DATASET EXCERPTS:
= = =

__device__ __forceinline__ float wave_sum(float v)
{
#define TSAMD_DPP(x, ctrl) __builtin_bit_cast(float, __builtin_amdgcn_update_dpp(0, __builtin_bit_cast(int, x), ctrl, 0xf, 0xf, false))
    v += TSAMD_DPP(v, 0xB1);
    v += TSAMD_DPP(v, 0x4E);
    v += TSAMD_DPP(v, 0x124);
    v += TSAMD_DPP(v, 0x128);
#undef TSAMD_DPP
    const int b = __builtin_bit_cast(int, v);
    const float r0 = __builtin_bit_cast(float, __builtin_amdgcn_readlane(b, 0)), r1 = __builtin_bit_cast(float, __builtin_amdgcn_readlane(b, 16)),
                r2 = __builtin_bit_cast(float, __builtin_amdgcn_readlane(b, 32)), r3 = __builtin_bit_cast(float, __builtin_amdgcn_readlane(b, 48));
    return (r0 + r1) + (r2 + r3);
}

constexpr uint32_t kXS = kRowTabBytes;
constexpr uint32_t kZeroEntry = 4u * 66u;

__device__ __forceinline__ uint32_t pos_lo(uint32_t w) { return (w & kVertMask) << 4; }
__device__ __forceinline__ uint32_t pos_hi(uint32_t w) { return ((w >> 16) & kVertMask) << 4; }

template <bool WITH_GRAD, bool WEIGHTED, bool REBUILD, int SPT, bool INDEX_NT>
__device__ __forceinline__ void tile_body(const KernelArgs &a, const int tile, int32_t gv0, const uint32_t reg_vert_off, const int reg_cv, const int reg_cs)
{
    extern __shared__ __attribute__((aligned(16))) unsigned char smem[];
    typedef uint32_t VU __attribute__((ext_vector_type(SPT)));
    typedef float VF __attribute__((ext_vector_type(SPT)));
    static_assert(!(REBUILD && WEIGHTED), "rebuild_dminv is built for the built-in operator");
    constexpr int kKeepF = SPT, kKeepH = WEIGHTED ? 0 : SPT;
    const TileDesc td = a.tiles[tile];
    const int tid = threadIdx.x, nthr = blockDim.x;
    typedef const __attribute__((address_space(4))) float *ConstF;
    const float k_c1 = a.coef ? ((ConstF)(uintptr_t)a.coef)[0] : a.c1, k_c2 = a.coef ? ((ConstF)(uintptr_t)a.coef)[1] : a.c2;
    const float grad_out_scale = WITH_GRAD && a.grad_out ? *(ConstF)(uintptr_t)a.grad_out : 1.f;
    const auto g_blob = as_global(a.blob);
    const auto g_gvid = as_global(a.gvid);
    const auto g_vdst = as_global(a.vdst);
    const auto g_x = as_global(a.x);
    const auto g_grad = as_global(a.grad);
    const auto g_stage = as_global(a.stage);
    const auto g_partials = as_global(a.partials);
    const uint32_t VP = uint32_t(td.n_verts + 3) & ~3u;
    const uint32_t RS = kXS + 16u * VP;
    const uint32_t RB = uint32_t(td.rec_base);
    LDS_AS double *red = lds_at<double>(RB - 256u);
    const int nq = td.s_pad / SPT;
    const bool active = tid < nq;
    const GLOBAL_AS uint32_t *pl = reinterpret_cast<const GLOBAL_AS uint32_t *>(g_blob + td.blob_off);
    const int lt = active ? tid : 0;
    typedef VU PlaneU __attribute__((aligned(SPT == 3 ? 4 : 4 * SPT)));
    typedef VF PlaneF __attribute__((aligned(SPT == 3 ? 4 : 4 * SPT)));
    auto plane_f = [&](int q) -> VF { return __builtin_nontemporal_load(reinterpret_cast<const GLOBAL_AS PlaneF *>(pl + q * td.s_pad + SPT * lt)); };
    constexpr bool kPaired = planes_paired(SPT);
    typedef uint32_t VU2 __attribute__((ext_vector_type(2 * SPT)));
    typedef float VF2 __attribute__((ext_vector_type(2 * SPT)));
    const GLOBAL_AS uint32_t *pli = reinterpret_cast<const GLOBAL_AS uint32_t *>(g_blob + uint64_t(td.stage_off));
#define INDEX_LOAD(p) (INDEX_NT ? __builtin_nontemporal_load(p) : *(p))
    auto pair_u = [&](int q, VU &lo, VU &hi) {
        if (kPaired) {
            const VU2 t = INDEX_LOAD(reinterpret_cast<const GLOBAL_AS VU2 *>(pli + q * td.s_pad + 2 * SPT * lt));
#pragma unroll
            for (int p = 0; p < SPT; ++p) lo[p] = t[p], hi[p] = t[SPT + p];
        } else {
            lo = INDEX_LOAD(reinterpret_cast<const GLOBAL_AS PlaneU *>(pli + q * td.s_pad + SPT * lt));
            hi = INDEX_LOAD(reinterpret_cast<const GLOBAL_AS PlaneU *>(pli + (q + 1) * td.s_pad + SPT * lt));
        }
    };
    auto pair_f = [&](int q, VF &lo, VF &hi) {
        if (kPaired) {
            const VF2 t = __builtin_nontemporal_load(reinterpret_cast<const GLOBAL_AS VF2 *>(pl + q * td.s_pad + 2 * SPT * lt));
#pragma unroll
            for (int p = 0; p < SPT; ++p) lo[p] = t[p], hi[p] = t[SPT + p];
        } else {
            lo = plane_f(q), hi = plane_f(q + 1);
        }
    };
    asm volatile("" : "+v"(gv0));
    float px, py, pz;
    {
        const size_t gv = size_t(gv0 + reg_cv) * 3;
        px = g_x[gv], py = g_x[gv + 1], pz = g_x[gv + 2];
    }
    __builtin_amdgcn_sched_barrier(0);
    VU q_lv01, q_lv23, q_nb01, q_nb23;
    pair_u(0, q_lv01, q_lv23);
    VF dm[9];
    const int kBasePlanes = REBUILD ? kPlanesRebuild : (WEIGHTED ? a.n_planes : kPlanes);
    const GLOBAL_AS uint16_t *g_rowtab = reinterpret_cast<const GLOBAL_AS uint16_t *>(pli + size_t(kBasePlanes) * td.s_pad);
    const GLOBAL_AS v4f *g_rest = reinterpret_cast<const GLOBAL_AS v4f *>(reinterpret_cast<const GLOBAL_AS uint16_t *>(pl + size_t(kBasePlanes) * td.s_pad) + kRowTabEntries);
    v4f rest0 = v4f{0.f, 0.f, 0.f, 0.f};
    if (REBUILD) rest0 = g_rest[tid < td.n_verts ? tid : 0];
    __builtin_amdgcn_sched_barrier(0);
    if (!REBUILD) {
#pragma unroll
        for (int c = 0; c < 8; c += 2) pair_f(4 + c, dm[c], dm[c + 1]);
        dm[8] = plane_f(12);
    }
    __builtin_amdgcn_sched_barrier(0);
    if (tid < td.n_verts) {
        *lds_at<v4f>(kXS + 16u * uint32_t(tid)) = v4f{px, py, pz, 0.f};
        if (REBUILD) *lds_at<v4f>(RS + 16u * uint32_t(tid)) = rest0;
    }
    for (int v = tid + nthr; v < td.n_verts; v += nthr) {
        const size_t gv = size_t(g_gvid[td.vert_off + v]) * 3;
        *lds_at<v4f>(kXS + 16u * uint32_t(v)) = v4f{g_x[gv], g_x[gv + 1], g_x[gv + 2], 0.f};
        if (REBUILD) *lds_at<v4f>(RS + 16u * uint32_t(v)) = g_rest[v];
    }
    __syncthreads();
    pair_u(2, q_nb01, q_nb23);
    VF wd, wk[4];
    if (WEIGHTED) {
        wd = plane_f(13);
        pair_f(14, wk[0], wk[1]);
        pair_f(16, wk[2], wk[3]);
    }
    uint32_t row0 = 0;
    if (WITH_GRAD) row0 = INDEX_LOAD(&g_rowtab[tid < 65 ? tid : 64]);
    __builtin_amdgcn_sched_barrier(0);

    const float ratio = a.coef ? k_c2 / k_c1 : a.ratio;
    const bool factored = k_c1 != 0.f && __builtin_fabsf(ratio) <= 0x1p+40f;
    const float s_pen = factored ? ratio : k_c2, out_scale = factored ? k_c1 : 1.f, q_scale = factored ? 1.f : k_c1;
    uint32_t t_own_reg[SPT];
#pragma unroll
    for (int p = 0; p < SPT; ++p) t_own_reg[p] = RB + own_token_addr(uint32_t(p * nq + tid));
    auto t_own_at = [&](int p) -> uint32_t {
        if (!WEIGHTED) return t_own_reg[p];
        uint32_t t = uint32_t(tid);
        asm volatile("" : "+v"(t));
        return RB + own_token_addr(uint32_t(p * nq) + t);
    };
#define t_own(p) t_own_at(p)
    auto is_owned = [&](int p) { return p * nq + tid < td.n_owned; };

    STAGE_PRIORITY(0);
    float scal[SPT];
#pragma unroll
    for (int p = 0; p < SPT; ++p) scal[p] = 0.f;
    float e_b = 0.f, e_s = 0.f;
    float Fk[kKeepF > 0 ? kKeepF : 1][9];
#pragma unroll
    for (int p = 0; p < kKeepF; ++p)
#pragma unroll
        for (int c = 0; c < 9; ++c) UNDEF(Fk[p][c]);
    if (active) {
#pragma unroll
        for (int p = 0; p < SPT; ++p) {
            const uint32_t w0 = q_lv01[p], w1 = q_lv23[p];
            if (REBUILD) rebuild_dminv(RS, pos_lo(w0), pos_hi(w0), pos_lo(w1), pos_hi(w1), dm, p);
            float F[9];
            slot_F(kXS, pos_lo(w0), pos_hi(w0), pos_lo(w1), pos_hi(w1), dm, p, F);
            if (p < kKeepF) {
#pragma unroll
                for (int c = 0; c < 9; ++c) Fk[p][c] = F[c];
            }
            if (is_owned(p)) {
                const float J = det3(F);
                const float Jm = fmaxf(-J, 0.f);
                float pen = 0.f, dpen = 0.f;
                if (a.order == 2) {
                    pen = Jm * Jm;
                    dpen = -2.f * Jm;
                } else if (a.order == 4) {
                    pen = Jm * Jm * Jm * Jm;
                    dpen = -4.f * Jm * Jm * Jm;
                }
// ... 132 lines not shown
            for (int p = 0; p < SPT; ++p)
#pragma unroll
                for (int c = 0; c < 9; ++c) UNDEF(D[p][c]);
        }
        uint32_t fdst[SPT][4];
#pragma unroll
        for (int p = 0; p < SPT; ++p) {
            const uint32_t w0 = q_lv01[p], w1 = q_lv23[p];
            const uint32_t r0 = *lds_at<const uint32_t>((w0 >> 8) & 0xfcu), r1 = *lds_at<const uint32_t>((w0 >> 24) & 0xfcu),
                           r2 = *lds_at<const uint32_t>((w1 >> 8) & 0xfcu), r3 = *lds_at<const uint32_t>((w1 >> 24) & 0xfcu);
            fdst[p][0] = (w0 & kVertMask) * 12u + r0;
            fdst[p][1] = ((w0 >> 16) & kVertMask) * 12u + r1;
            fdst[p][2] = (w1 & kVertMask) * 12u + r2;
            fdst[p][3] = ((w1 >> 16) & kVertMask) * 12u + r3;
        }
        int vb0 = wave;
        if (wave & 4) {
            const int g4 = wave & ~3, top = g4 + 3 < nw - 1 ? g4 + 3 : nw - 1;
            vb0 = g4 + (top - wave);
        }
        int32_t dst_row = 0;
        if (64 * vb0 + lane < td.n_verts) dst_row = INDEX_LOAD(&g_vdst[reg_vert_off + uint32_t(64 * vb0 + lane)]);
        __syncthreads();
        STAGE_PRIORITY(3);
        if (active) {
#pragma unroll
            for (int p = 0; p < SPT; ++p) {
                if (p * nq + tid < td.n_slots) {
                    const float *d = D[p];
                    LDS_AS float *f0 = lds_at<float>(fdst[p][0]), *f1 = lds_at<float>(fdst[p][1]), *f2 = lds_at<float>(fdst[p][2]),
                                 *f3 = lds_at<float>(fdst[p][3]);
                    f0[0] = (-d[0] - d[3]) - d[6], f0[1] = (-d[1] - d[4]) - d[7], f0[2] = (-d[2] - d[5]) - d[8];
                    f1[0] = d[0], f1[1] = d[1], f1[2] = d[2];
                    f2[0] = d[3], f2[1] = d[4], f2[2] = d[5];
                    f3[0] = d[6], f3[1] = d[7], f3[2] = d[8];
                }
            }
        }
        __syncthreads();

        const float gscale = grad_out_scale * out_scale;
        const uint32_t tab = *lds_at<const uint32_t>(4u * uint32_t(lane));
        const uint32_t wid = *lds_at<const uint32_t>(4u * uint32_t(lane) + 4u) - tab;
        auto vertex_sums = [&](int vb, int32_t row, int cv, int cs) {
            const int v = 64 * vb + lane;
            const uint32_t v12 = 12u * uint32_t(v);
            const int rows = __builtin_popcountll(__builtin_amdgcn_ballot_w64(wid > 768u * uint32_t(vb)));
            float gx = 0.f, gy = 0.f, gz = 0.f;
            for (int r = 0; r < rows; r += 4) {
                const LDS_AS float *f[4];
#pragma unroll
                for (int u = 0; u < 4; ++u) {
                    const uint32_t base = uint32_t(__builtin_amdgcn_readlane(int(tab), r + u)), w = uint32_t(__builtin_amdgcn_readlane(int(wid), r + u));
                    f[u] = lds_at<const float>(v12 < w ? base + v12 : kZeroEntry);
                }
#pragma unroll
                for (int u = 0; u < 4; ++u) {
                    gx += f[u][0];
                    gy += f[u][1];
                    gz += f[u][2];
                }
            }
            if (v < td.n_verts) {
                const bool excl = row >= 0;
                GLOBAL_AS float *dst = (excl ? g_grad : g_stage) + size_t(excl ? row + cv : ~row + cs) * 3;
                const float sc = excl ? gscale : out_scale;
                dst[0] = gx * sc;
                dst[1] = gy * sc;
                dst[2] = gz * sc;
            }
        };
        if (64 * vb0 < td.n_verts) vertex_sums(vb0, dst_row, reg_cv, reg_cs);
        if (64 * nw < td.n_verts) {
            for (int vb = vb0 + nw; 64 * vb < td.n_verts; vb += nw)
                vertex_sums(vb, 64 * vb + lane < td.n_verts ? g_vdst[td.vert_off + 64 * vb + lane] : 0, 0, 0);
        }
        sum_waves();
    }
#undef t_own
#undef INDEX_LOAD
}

= = =

PROBLEM:
Everything from the line containing "dst[0] = gx * sc;" through the end of the entries above should be retyped exactly, and nothing else.

FINISHED EXERCISE:
                dst[0] = gx * sc;
                dst[1] = gy * sc;
                dst[2] = gz * sc;
            }
        };
        if (64 * vb0 < td.n_verts) vertex_sums(vb0, dst_row, reg_cv, reg_cs);
        if (64 * nw < td.n_verts) {
            for (int vb = vb0 + nw; 64 * vb < td.n_verts; vb += nw)
                vertex_sums(vb, 64 * vb + lane < td.n_verts ? g_vdst[td.vert_off + 64 * vb + lane] : 0, 0, 0);
        }
        sum_waves();
    }
#undef t_own
#undef INDEX_LOAD
}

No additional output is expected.